Under affine quantization, the maximum $\ell_\infty$ componentwise error for any vector $x$ is

$$| \epsilon_i | \leq \frac{x_{\max} - x_{\min}}{2 \cdot (2^b-1)},$$

and the mean squared ($\ell_2$) error scales with $\sqrt{n} \Delta_x / 2$. For RTVQ,

$$Q_{\mathrm{err}}(\tau_t, b_t) \lesssim Q_{\mathrm{err}}(\tau_{\mathrm{base}}, b_b) + Q_{\mathrm{err}}(\tau_{\mathrm{off}}^t, b_o)$$

by linearity. Empirical results (Fig. 3, (Kim et al., 10 Mar 2025)) show RTVQ reduces overall $\ell_2$ quantization error per bit compared to direct single-stage Task Vector Quantization (TVQ) at ultra-low bitwidths (e.g., 2 bits). RTVQ’s error reduction becomes more pronounced as memory constraints intensify.

6. Empirical Performance and Storage Reduction

RTVQ demonstrates performance that matches or surpasses full-precision (FP32) and standard TVQ baselines while drastically reducing memory.
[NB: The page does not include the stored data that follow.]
template <int NX>
__device__ __attribute__((noinline)) void wg_restore_first(const PRef& Pin, const uint32_t b0, const int st0, const int it0) {
    const PRef P = mpc_pref(static_cast<const Params&>(Pin), false);
    using D = Dim<NX>;
    constexpr int NZ = D::NZ;
    const int t = threadIdx.x, bx = P.bx;
    struct { int b, k, mb, bl; } c;
    c.k = t / bx;
    c.bl = t & (bx - 1);
    c.mb = (int)blockIdx.x * bx;
    c.b = (int)b0 + c.bl;
    if (c.k <= P.N && c.b < P.B) {
        double v[MPC_EV(NZ)];
        ws_load_rows<NZ>(MPC_ROWS(MPC_K(P.PK, D::NPK, 0, MPC_EV(NZ) + e)), v);
        ws_store_rows<NZ>(MPC_ROWS(MPC_KI(P.MZ, NZ, 0, e)), v);
        ws_store_rows<NZ>(MPC_ROWS(MPC_K(P.Z, NZ, 0, e)), v);
        if (c.k == 0) {
            MPC_S(P.SC, SC_E0) = (double)MPC_S(P.SC, SC_E0S);
            MPC_S(P.ISC, IS_STATUS) = st0;
            MPC_S(P.ISC, IS_ITERS) = it0;
        }
    }
    asm volatile("s_waitcnt vmcnt(0)" ::: "memory");
    lds_barrier();
    __builtin_amdgcn_fence(__ATOMIC_ACQ_REL, "workgroup");
    asm volatile("s_waitcnt vmcnt(0)" ::: "memory");
}

struct WgRescue { double ol_raw, relax; int32_t on; };
constexpr int RESC_LEVELS = 8;
__device__ __forceinline__ double resc_fraction(int q) { return q == 2 || q == 7 ? 1.0 : q == 4 ? 0.4 : q == 5 ? 0.7 : q == 6 ? 0.9 : 0.0; }
__device__ __forceinline__ bool resc_last(int q) { return q == 2 || q == 7; }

Key results:

• ViT-B/32, 8 tasks (classification)
  • FP32: 9.1 GB (69.2% accuracy)
  • TVQ (4 bits): 1.1 GB (69.1%)
  • TVQ (2 bits): 62% accuracy
  • RTVQ ($b_b=3$, $b_o=2$): 0.7 GB (70.2% accuracy, +1% relative to FP32)
• Scaling to 14/20 tasks (ViT-B/32, ViT-L/14)
  • TVQ degradation shrinks with $T$; RTVQ maintains within 1% accuracy of FP32 at $\approx$2.2 bits/task.
• ResNet-50 NYUv2 (dense prediction)
  • 4 bit TVQ: Segmentation (mIoU), Depth (RelErr), and Normal (AngErr) within 0.1–0.5% of FP32.
  • 2 bit TVQ: Significant drop (normal error rises from 30.6° to 36°)
  • RTVQ (2+2 bits): Within 2° of FP32.
• Storage Scaling (ViT-L/14, 20 tasks)
  • FP32: 22.8 GB
  • 4 bit TVQ: 2.9 GB
  • 2 bit TVQ: 1.4 GB
  • RTVQ (3+2 bits): 1.7 GB ($\approx$7.5% of FP32)
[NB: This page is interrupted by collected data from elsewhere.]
template <typename real>
DEV void fetch(Lds<real> &S, const real *rec0, const real *def0, const real *rec1, const real *def1, int lane)
{
    using PC = Pieces<real>;
    asm volatile("s_waitcnt lgkmcnt(0)" ::: "memory");
#pragma unroll
    for (int t = 0; t < PC::NI; ++t) {
        const int n = 64 * t + lane;
        if (n < 2 * PC::NP) {
            const int e = n >= PC::NP, q = n - e * PC::NP;
            const real *rec = e ? rec1 : rec0, *def = e ? def1 : def0;
            const real *src = q < PC::NA ? rec + PC::E * q : q < PC::NA + PC::ND ? def + PC::E * (q - PC::NA)
                                                                                 : rec + PC::E * (q - PC::ND);
            lds_dma16(src, (unsigned)(size_t)(&S.img[0][0]) + 1024u * t);
        }
    }
}

template <int W, typename real>
DEV void fetch_cs(LdsCS<real> &S, int q, const real *rec0, const real *def0, const real *rec1, const real *def1,
                  int lane)
{
    using PC = Pieces<real>;
    constexpr int H = (PC::NI + 1) / 2;
#pragma unroll
    for (int u = 0; u < H; ++u) {
        const int t = W * H + u;
        const int n = 64 * t + lane;
        if (t < PC::NI && n < 2 * PC::NP) {
            const int e = n >= PC::NP, qq = n - e * PC::NP;
            const real *rec = e ? rec1 : rec0, *def = e ? def1 : def0;
            const real *src = qq < PC::NA ? rec + PC::E * qq : qq < PC::NA + PC::ND ? def + PC::E * (qq - PC::NA)
                                                                                    : rec + PC::E * (qq - PC::ND);
            lds_dma16(src, (unsigned)(size_t)(&S.img[q][0][0]) + 1024u * t);
        }
    }
}

DEV constexpr int rb_index(int a, int b)
{
    return (a < b ? a : b) == 0 ? (a > b ? a : b) : (a < b ? a : b) == 1 ? 2 + (a > b ? a : b) : 5;
}

struct Lane {
    int lane, e, pp, pos;
    bool row;
    bool qlane;
    int rb[3];
    int xc0, xkind;
};

constexpr unsigned CS_COLS1 = (1u << 0) | (1u << 3) | (1u << 4) | (1u << 5) | (1u << 8) | (1u << 9) | (1u << 10) |
                              (1u << 11) | (1u << 18) | (1u << 19) | (1u << 21) | (1u << 22);
DEV constexpr int cs_wave(int c) { return (int)((CS_COLS1 >> c) & 1u); }
template <int W>
DEV constexpr bool cs_mine(int c) { return W < 0 || cs_wave(c) == W; }

template <int W = -1, typename real>
DEV void emit_SA(real (&acc)[NX], const real (&x)[NX], const real (&cf)[8], real dt)
{
    auto sw_row = [&](auto I) {
        constexpr int i = I;
        static_for<17>([&](auto Q) {
            if constexpr (cs_mine<W>(sw_col(Q))) vfma<sw_at(i, Q)>(acc[sw_col(Q)], cf, x[6 + i]);
        });
    };
    auto se_row = [&](auto I) {
        constexpr int i = I;
        static_for<5>([&](auto Q) {
            if constexpr (cs_mine<W>(se_col(Q))) vfma<V_SE + 5 * i + Q>(acc[se_col(Q)], cf, x[i]);
        });
    };
    sw_row(std::integral_constant<int, 0>{});
    se_row(std::integral_constant<int, 0>{});
    sw_row(std::integral_constant<int, 1>{});
    se_row(std::integral_constant<int, 1>{});
    sw_row(std::integral_constant<int, 2>{});
    se_row(std::integral_constant<int, 2>{});
    static_for<3>([&](auto A) {
        if constexpr (cs_mine<W>(9 + A)) acc[9 + A] = __builtin_fma(x[3 + A], dt, acc[9 + A]);
    });
}

template <int Q0 = 0, int Q1 = HC, typename real>
DEV void emit_Bc(real (&acc)[HC], real y6, real y7, real y8, const real *y9, const real *y12, const real (&bv)[4],
                 const real (&bq)[4], const real (&cf)[8])
{
#pragma unroll
    for (int q = Q0; q < Q1; ++q) acc[q] = __builtin_fma(y12[q], bq[q / 3], acc[q]);
#pragma unroll
    for (int q = Q0; q < Q1; ++q) acc[q] = __builtin_fma(y9[q % 3], bv[q / 3], acc[q]);
    static_for<Q1 - Q0>([&](auto Q) { vfma<bw_at(0, Q0 + Q)>(acc[Q0 + Q], cf, y6); });
    static_for<Q1 - Q0>([&](auto Q) { vfma<bw_at(1, Q0 + Q)>(acc[Q0 + Q], cf, y7); });
    static_for<Q1 - Q0>([&](auto Q) { vfma<bw_at(2, Q0 + Q)>(acc[Q0 + Q], cf, y8); });
}

template <typename real>
DEV void eliminate(real (&w)[HC], real (&w2)[HC], unsigned long long &bad)
{
    constexpr bool F64 = sizeof(real) == 8;
    constexpr int CH = F64 ? 13 : 9;
    real r, e, nf, nf2;
    {
        const real piv = row_bcast<0>(w[0]);
        bad |= __builtin_amdgcn_ballot_w64(!(piv > (real)1e-9));
        asm_rcp(r, piv);
        asm_nfma1(e, piv, r);
        asm_newton(r, e);
        if constexpr (F64) {
            asm_nfma1(e, piv, r);
            asm_newton(r, e);
        }
        asm_nmul(nf, w[0], r);
        asm_nmul(nf2, w2[0], r);
    }
    static_for<HC>([&](auto J) {
        constexpr int j = J, jn = j + 1;
        constexpr bool nx = jn < HC;
        real pivn = 0, rn = 0, en = 0, nfn = 0, nf2n = 0;
        if constexpr (nx) {
            bfma<j>(w2[jn], w[jn], nf2);
            fmac_row_bcast<j, false>(w[jn], nf);
        }
        constexpr int NO = nx ? HC - 2 - j : 0;
        constexpr int NT = (2 * NO > CH + 1) ? 2 * NO : CH + 1;
        static_for<NT>([&](auto T) {
            constexpr int t = T, i = jn + 1 + t / 2;
            if constexpr (t < 2 * NO) {
                if constexpr (t % 2 == 0)
                    bfma<j>(w2[i], w[i], nf2);
                else
                    fmac_row_bcast<j, false>(w[i], nf);
            }
            if constexpr (nx) {
                if constexpr (t == 1) pivn = row_bcast<(nx ? jn : 0)>(w[jn]);
                if constexpr (t == 3) asm_rcp(rn, pivn);
                if constexpr (t == 5) asm_nfma1(en, pivn, rn);
                if constexpr (t == 7) asm_newton(rn, en);
                if constexpr (F64 && t == 9) asm_nfma1(en, pivn, rn);
                if constexpr (F64 && t == 11) asm_newton(rn, en);
                if constexpr (t == CH) {
                    asm_nmul(nfn, w[jn], rn);
                    asm_nmul(nf2n, w2[jn], rn);
                }
            }
        });
        w[j] = nf;
        w2[j] = nf2;
        if constexpr (nx) {
            bad |= __builtin_amdgcn_ballot_w64(!(pivn > (real)1e-9));
            nf = nfn;
            nf2 = nf2n;
        }
    });
    static_for<HC - 1>([&](auto Jr) {
        constexpr int j = HC - 1 - Jr;
        static_for<j>([&](auto Ii) {
            constexpr int i = j - 1 - Ii;
            bfma<j>(w2[i], w[i], w2[j]);
        });
    });
}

These results support that memory can be compressed to less than 8% of the original footprint with negligible or even improved merging performance (Kim et al., 10 Mar 2025).

7. Practical Implementation Considerations and Hyperparameters

RTVQ requires strict alignment of the pre-trained backbone $\theta_{\mathrm{pre}}$ at both training and merge time; only task vectors are quantized. The quantization protocol employs per-tensor asymmetric scaling and zero-points. The error-correction step—adding $\theta_{\mathrm{pre}}$ to the quantized base before computing offsets—is crucial when $b_b$ is low, mitigating drift in reconstructions.

Recommended hyperparameters are $b_b = 3$, $b_o = 2$ as a default, with sweeps over $b_b$ and $b_o$ for specific accuracy/memory trade-offs. The merging frameworks (Task Arithmetic, Ties, EMR, AdaMerging) operate unchanged, substituting quantized task vectors for their full-precision counterparts. For sensitivity tuning, the $\ell_2$ norm of quantization error, averaged across layers or tasks, is the metric of choice.

RTVQ capitalizes on the inherent statistical structure of task vector spaces, delivering storage reductions of up to $\approx 92\%$ without accuracy loss on both classification and dense-prediction benchmarks, and establishes a new benchmark for scalable, memory-efficient model merging (Kim et al., 10 Mar 2025).